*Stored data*
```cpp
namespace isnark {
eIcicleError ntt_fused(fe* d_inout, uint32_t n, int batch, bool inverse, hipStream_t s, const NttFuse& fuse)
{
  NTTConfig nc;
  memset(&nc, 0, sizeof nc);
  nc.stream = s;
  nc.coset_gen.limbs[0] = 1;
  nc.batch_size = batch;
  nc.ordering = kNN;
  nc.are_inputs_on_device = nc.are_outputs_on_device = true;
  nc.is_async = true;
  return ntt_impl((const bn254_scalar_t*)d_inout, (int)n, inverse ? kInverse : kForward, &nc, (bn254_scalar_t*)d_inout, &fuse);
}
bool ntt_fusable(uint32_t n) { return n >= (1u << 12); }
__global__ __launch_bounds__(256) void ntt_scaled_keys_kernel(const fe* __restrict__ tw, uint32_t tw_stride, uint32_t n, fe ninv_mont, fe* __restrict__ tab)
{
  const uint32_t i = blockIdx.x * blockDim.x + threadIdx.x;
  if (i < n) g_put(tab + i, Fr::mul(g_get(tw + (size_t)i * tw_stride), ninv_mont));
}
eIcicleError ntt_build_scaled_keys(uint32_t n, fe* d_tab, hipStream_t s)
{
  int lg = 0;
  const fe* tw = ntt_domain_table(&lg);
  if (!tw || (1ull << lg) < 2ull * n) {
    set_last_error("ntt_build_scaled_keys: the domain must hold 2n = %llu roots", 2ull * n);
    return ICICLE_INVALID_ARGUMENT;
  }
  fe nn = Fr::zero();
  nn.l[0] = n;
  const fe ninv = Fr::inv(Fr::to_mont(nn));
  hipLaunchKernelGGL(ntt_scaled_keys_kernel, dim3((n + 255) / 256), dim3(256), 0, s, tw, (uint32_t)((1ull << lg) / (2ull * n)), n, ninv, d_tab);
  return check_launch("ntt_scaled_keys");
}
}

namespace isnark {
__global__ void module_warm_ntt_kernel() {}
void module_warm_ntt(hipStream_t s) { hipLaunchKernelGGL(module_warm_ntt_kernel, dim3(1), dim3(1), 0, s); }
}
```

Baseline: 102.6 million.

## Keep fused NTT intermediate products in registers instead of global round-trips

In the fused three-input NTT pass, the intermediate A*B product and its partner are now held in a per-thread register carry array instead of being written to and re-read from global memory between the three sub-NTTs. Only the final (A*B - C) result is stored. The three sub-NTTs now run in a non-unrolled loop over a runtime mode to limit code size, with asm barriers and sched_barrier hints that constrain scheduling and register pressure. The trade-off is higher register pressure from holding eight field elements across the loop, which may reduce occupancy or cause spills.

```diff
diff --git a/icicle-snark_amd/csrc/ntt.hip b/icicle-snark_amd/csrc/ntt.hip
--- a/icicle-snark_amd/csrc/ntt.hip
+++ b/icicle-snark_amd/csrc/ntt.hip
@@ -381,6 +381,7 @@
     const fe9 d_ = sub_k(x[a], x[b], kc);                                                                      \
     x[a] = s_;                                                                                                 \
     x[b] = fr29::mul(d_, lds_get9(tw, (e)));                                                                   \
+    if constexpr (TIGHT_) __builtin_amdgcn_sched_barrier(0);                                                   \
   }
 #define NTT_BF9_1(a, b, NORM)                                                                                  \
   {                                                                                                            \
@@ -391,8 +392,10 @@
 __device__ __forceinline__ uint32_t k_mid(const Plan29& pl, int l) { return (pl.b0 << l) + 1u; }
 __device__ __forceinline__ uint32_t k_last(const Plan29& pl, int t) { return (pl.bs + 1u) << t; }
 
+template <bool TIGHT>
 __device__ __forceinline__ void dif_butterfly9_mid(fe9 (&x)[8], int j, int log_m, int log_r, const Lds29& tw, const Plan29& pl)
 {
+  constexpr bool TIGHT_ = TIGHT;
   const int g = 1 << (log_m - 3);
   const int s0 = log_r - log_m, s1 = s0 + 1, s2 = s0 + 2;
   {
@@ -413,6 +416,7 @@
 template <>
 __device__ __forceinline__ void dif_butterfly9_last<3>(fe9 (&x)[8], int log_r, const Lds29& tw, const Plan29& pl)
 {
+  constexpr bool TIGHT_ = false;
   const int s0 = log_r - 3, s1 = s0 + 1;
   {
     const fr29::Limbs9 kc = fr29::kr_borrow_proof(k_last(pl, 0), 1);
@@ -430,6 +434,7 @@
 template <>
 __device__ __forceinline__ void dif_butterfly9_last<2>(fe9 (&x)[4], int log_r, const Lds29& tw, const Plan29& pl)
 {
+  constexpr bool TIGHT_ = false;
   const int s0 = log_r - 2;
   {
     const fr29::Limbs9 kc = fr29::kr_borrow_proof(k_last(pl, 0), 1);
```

*Work task*
Look for the word "inverse" in the data, then return every line that contains it.

*Solution below*
eIcicleError ntt_fused(fe* d_inout, uint32_t n, int batch, bool inverse, hipStream_t s, const NttFuse& fuse)
  return ntt_impl((const bn254_scalar_t*)d_inout, (int)n, inverse ? kInverse : kForward, &nc, (bn254_scalar_t*)d_inout, &fuse);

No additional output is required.